Tokens, context window, sampling

Every agent you will ever build wraps one component: a large language model. Strip away the tools, memory, and orchestration and what remains is a next-token predictor, a function from text to text. Build that engine from first principles and its two hard constraints - it is stateless and context-bounded - stop surprising you when you design agents.

The whole model in one sentence

Given a sequence of tokens, an LLM outputs a probability distribution over the next token, samples one, appends it, and runs again. Chat, reasoning, and tool use are all emergent behaviour layered on top of this single mechanism.[1]

The whole engine: predict the next token

A decoder-only Transformer does exactly one thing. It reads a list of token IDs and emits one raw score (a logit) for every entry in its vocabulary - typically 50,000 to 200,000+ possible tokens. A softmax turns those scores into probabilities that sum to 1. The model draws one token from that distribution, appends it to the sequence, and runs the whole network again on the longer sequence. That loop, called , is generation.

Tap a node to see what it does.

One step of autoregression. The same network runs once per generated token; the output feeds back in as the next input.

Three consequences fall straight out of this design, and every one of them shapes how agents behave:

  1. No plan exists. The model commits one token at a time. When it "reasons," it is literally emitting reasoning tokens that then condition later tokens. The scratchpad is the computation.
  2. Compute per token is fixed. Each token costs roughly 2x the parameter count in FLOPs.[1] A model cannot think harder on one token, only longer, by emitting more of them.
  3. Everything is conditioning. System prompt, retrieved docs, prior turns, tool outputs, and the model's own words are all just tokens in context that shift the next-token distribution.
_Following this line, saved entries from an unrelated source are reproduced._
## Precompute block-to-event index in scan and slice runs per event with 32-bit math

The scan kernel now also writes a coarse block index mapping each group of output dibits to its starting event, so slice blocks look up their event without a binary search over offsets. The slice kernel finds the events covering its block with wave ballots, then processes each event's run with 32-bit divides and direct planar addressing. Blocks with many events, or indices that fall outside safe ranges, take the old wide 64-bit path. The count kernel's grid is also resized from the input length instead of the tile count. This adds an extra buffer and several code paths, so there is a risk of subtle indexing errors.

Measured after the change: 541,100. Within noise of the previous version (-0.7%).

```diff
diff --git a/p25rx_amd/csrc/p25fe_api.hip b/p25rx_amd/csrc/p25fe_api.hip
--- a/p25rx_amd/csrc/p25fe_api.hip
+++ b/p25rx_amd/csrc/p25fe_api.hip
@@ -310,7 +310,7 @@
     Lane& lane() { return lanes[cur]; }
     RxScratch& rx() { return lanes[cur].s; }
     const RxScratch& rx() const { return lanes[cur].s; }
-    DevBuf power_partial, chunk_cnt, evrec, evnext, evoff;
+    DevBuf power_partial, chunk_cnt, evrec, evnext, evoff, evblk;
     unsigned long long ev_seq = 0;
     PinBuf hin, hbb, hout;
     unsigned chunk_seq = 0;
@@ -1060,6 +1060,10 @@
     const size_t bound = n_bb / (size_t)(W + 1) + (size_t)n_tiles + 8;
     if (bound < cap_ev) cap_ev = bound;
     const size_t stride = cap_ev + 2;
+    const size_t max_dibits = n_bb / (SPS - 1) + (size_t)n_tiles + 64;
+    const size_t lim = rc.dest.dibit_stride < max_dibits ? rc.dest.dibit_stride : max_dibits;
+    const size_t n_blk = (lim + EVB - 1) / EVB;
+    const size_t blk_stride = (2 + (max_dibits + EVG - 1) / EVG + 1) & ~(size_t)1;
     HIPCHK(h, h->evrec.ensure(C * stride * sizeof(EvRec)));
     HIPCHK(h, h->evoff.ensure(C * (stride + 1) * sizeof(unsigned long long)));
     {
@@ -1067,20 +1071,23 @@
         HIPCHK(h, h->evnext.ensure(C * stride * sizeof(EvNext)));
         if (h->evnext.p != before) HIPCHK(h, hipMemsetAsync(h->evnext.p, 0, h->evnext.cap, st));
     }
+    HIPCHK(h, h->evblk.ensure(C * blk_stride * sizeof(unsigned)));
     EvArgs e;
     view_planes(h, rc.range, &e); view_general(h, &e); view_dest(rc.range, rc.dest, &e);
     e.n_tiles = n_tiles; e.outs = h->rx().gouts.get();
     e.rec = h->evrec.as<EvRec>(); e.nxt = h->evnext.as<EvNext>(); e.off = h->evoff.as<unsigned long long>();
     e.ev_stride = (long)stride; e.seq = ++h->ev_seq; e.result = rc.dest.result;
+    e.blk = h->evblk.as<unsigned>(); e.blk_stride = (long)blk_stride; e.n_blk = (long)((lim + EVG - 1) / EVG);
     hipLaunchKernelGGL(k_ev_collect, dim3((unsigned)n_tiles, (unsigned)h->C), dim3(WV), 0, st, e);
     HIPCHK(h, hipGetLastError());
-    hipLaunchKernelGGL(k_ev_count, dim3((unsigned)(n_tiles < 1024 ? n_tiles : 1024), (unsigned)h->C), dim3(WV), 0, st, e);
+    size_t n_cnt = (n_bb / (size_t)(864 * SPS) + 2 + WV - 1) / WV;
+    if (n_cnt > 1024) n_cnt = 1024;
+    if (n_cnt > (stride + WV - 1) / WV) n_cnt = (stride + WV - 1) / WV;
+    hipLaunchKernelGGL(k_ev_count, dim3((unsigned)n_cnt, (unsigned)h->C), dim3(WV), 0, st, e);
     HIPCHK(h, hipGetLastError());
     hipLaunchKernelGGL(k_ev_scan, dim3((unsigned)h->C), dim3(WV), 0, st, e);
     HIPCHK(h, hipGetLastError());
-    const size_t max_dibits = n_bb / (SPS - 1) + (size_t)n_tiles + 64;
-    const size_t lim = rc.dest.dibit_stride < max_dibits ? rc.dest.dibit_stride : max_dibits;
-    launch_ev(k_ev_slice, dim3((unsigned)((lim + WV * 4 - 1) / (WV * 4)), (unsigned)h->C), dim3(WV), 0, st, nullptr, rc.ev_done, e);
+    launch_ev(k_ev_slice, dim3((unsigned)n_blk, (unsigned)h->C), dim3(WV), 0, st, nullptr, rc.ev_done, e);
     HIPCHK(h, hipGetLastError());
     return P25FE_OK;
 }
diff --git a/p25rx_amd/csrc/p25fe_recv.hip b/p25rx_amd/csrc/p25fe_recv.hip
--- a/p25rx_amd/csrc/p25fe_recv.hip
+++ b/p25rx_amd/csrc/p25fe_recv.hip
@@ -1538,6 +1538,9 @@
     EvNext* nxt;
     unsigned long long* off;
     long ev_stride;
+    unsigned* blk;
+    long blk_stride;
+    long n_blk;
     unsigned long long seq;
     p25fe_result_t* result;
     uint8_t* dibits;
@@ -1616,6 +1619,59 @@
 }
 __global__ __launch_bounds__(WV, 4) void k_ev_collect(EvArgs a) { ev_collect_item(a, (int)blockIdx.x, (int)blockIdx.y); }
 
+constexpr int EVB = WV * 4;
+constexpr int EVG = 16 * EVB;
+constexpr int EVC_PER = 16;
+
+__global__ __launch_bounds__(WV) void k_ev_scan(EvArgs a)
+{
+    const int lane = threadIdx.x, ch = blockIdx.x;
+    const long n_e = (long)a.result[ch].n_sync + 1;
+    const EvRec* rec = a.rec + (size_t)ch * a.ev_stride;
+    unsigned long long* off = a.off + (size_t)ch * (a.ev_stride + 1);
+    unsigned* blkc = a.blk + (size_t)ch * a.blk_stride;
+    unsigned* blk = blkc + 2;
+    const bool lists = a.sync_pos != nullptr;
+    unsigned long long c_base = 0ull, off1 = 0ull;
+    for (long c0 = 0; c0 < n_e; c0 += (long)WV * EVC_PER) {
+        unsigned cnt[EVC_PER];
+        unsigned long long mine = 0;
+#pragma unroll
+        for (int q = 0; q < EVC_PER; ++q) {
+            const long e = c0 + (long)lane * EVC_PER + q;
+            cnt[q] = e < n_e ? (unsigned)rec[e].pad_ : 0u;
+            mine += cnt[q];
+        }
+        const unsigned long long incl = wave_incl_sum64(mine, lane);
+        unsigned long long o = c_base + incl - mine;
+        if (c0 == 0) off1 = __shfl(o + cnt[0], 0, 64);
+        long nb = (long)((o + (EVG - 1)) / EVG);
+        unsigned long long nd = (unsigned long long)nb * EVG;
+#pragma unroll
+        for (int q = 0; q < EVC_PER; ++q) {
+            const long e = c0 + (long)lane * EVC_PER + q;
+            if (e < n_e) {
+                off[e] = o;
+                if (e >= 1 && lists && e - 1 < a.sync_stride) {
+                    a.sync_pos[(size_t)ch * a.sync_stride + e - 1] = rec[e].s;
+                    a.sync_dibit[(size_t)ch * a.sync_stride + e - 1] = o;
+                }
+            }
+            o += cnt[q];
+            while (nd < o && nb < a.n_blk) { blk[nb] = (unsigned)e; ++nb; nd += EVG; }
+        }
+        c_base += __shfl(incl, WV - 1, 64);
+    }
+    if (lane == 0) {
+        off[n_e] = c_base;
+        *reinterpret_cast<unsigned long long*>(blkc) = c_base;
+        p25fe_result_t r = a.result[ch];
+        r.n_dibits = c_base;
+        r.n_dibits_after_first = n_e >= 2 ? c_base - off1 : 0;
+        a.result[ch] = r;
+    }
+}
+
 __global__ __launch_bounds__(WV, 4) void k_ev_count(EvArgs a)
 {
     const int lane = threadIdx.x, ch = blockIdx.y;
@@ -1651,98 +1707,129 @@
     }
 }
 
-constexpr int EVC_PER = 16;
-__global__ __launch_bounds__(WV) void k_ev_scan(EvArgs a)
-{
-    const int lane = threadIdx.x, ch = blockIdx.x;
-    const EvRec* rec = a.rec + (size_t)ch * a.ev_stride;
-    unsigned long long* off = a.off + (size_t)ch * (a.ev_stride + 1);
-    const long n_e = (long)a.result[ch].n_sync + 1;
-    unsigned long long c_base = 0ull;
-    for (long c0 = 0; c0 < n_e; c0 += (long)WV * EVC_PER) {
-        unsigned cnt[EVC_PER];
-        unsigned long long mine = 0;
+__device__ __forceinline__ unsigned char ev_dibit_wide(const EvArgs& a, const float* f, const long s, const int D2, const int N2, const unsigned flags,
+                                                       const float hi, const float mid, const float lo, const long j)
+{
+    const long num = j * (long)D2 + (long)(frac3(flags >> 8) * (N2 / 4));
+    const long qu = num / N2;
+    const long i = s + qu;
+    const int ph = (int)((((unsigned)(num - qu * N2) * (unsigned)P25FE_CLK_PHASES) / (unsigned)N2) & (unsigned)(P25FE_CLK_PHASES - 1));
+    if (i < a.abs0 || i >= a.abs0 + a.n) return 0;
+    const long p = i - a.abs0 + PLPAD;
+    float b[4];
 #pragma unroll
-        for (int q = 0; q < EVC_PER; ++q) {
-            const long e = c0 + (long)lane * EVC_PER + q;
-            cnt[q] = e < n_e ? (unsigned)rec[e].pad_ : 0u;
-            mine += cnt[q];
-        }
-        const unsigned long long incl = wave_incl_sum64(mine, lane);
-        unsigned long long o = c_base + incl - mine;
-#pragma unroll
-        for (int q = 0; q < EVC_PER; ++q) {
-            const long e = c0 + (long)lane * EVC_PER + q;
-            if (e < n_e) {
-                off[e] = o;
-                if (e >= 1 && a.sync_pos && e - 1 < a.sync_stride) {
-                    a.sync_pos[(size_t)ch * a.sync_stride + e - 1] = rec[e].s;
-                    a.sync_dibit[(size_t)ch * a.sync_stride + e - 1] = o;
-                }
-                o += cnt[q];
-            }
-        }
-        c_base += __shfl(incl, WV - 1, 64);
-    }
-    if (lane == 0) {
-        off[n_e] = c_base;
-        p25fe_result_t r = a.result[ch];
-        r.n_dibits = c_base;
-        r.n_dibits_after_first = n_e >= 2 ? c_base - off[1] : 0;
-        a.result[ch] = r;
-    }
-}
-
+    for (int tq = 0; tq < 4; ++tq) {
+        const long pp = p - 1 + tq;
+        const long sy = pp / SPS;
+        b[tq] = f[planar_index(sy, (int)(pp - sy * SPS))];
+    }
+    const float* w = P25FE_CLK_INTERP + 4 * ph;
+    float v = w[0] * b[0];
+    v = __builtin_fmaf(w[1], b[1], v);
+    v = __builtin_fmaf(w[2], b[2], v);
+    v = __builtin_fmaf(w[3], b[3], v);
+    return slice_dibit(v, hi, mid, lo);
+}
+
+constexpr int EV_RUNS = 4;
 __global__ __launch_bounds__(WV, 4) void k_ev_slice(EvArgs a)
 {
-    __shared__ float CI[P25FE_CLK_PHASES * 4];
     const int lane = threadIdx.x, ch = blockIdx.y;
     const EvRec* rec = a.rec + (size_t)ch * a.ev_stride;
     const unsigned long long* off = a.off + (size_t)ch * (a.ev_stride + 1);
+    const unsigned* blkc = a.blk + (size_t)ch * a.blk_stride;
+    const unsigned long long total = *reinterpret_cast<const unsigned long long*>(blkc);
+    const unsigned long long g0 = (unsigned long long)blockIdx.x * EVB;
+    const long ei = (long)blkc[2 + g0 / EVG];
     const long n_e = (long)a.result[ch].n_sync + 1;
-    const unsigned long long total = off[n_e];
-    const unsigned long long g0 = (unsigned long long)blockIdx.x * (WV * 4);
-    if (g0 >= total) return;
-    for (int k = lane; k < P25FE_CLK_PHASES * 4; k += WV) CI[k] = P25FE_CLK_INTERP[k];
-    phase_sync();
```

"More tokens equals more serial computation" is the mechanical reason chain-of-thought and reasoning models work - you buy accuracy with tokens. That is the subject of the next lesson, Reasoning and test-time compute.

Tokens: the model never sees your text

Transformers operate on integers, not characters. A tokenizer encodes your string into token IDs before the model sees anything, and decodes IDs back into text afterward. Nearly every modern model - GPT, Llama, Mistral, Claude, Gemini - builds its tokenizer with (BPE): start from raw bytes, then repeatedly merge the most frequent adjacent pair into a new token until you hit a target vocabulary size. The saved merge rules are the tokenizer.[2] Tokens are sub-word chunks - usually bigger than a letter, smaller than a word. A rough rule for English: about 4 characters is 1 token, and 100 tokens is about 75 words. The leading space is part of the token, so " France" is a different token from "France".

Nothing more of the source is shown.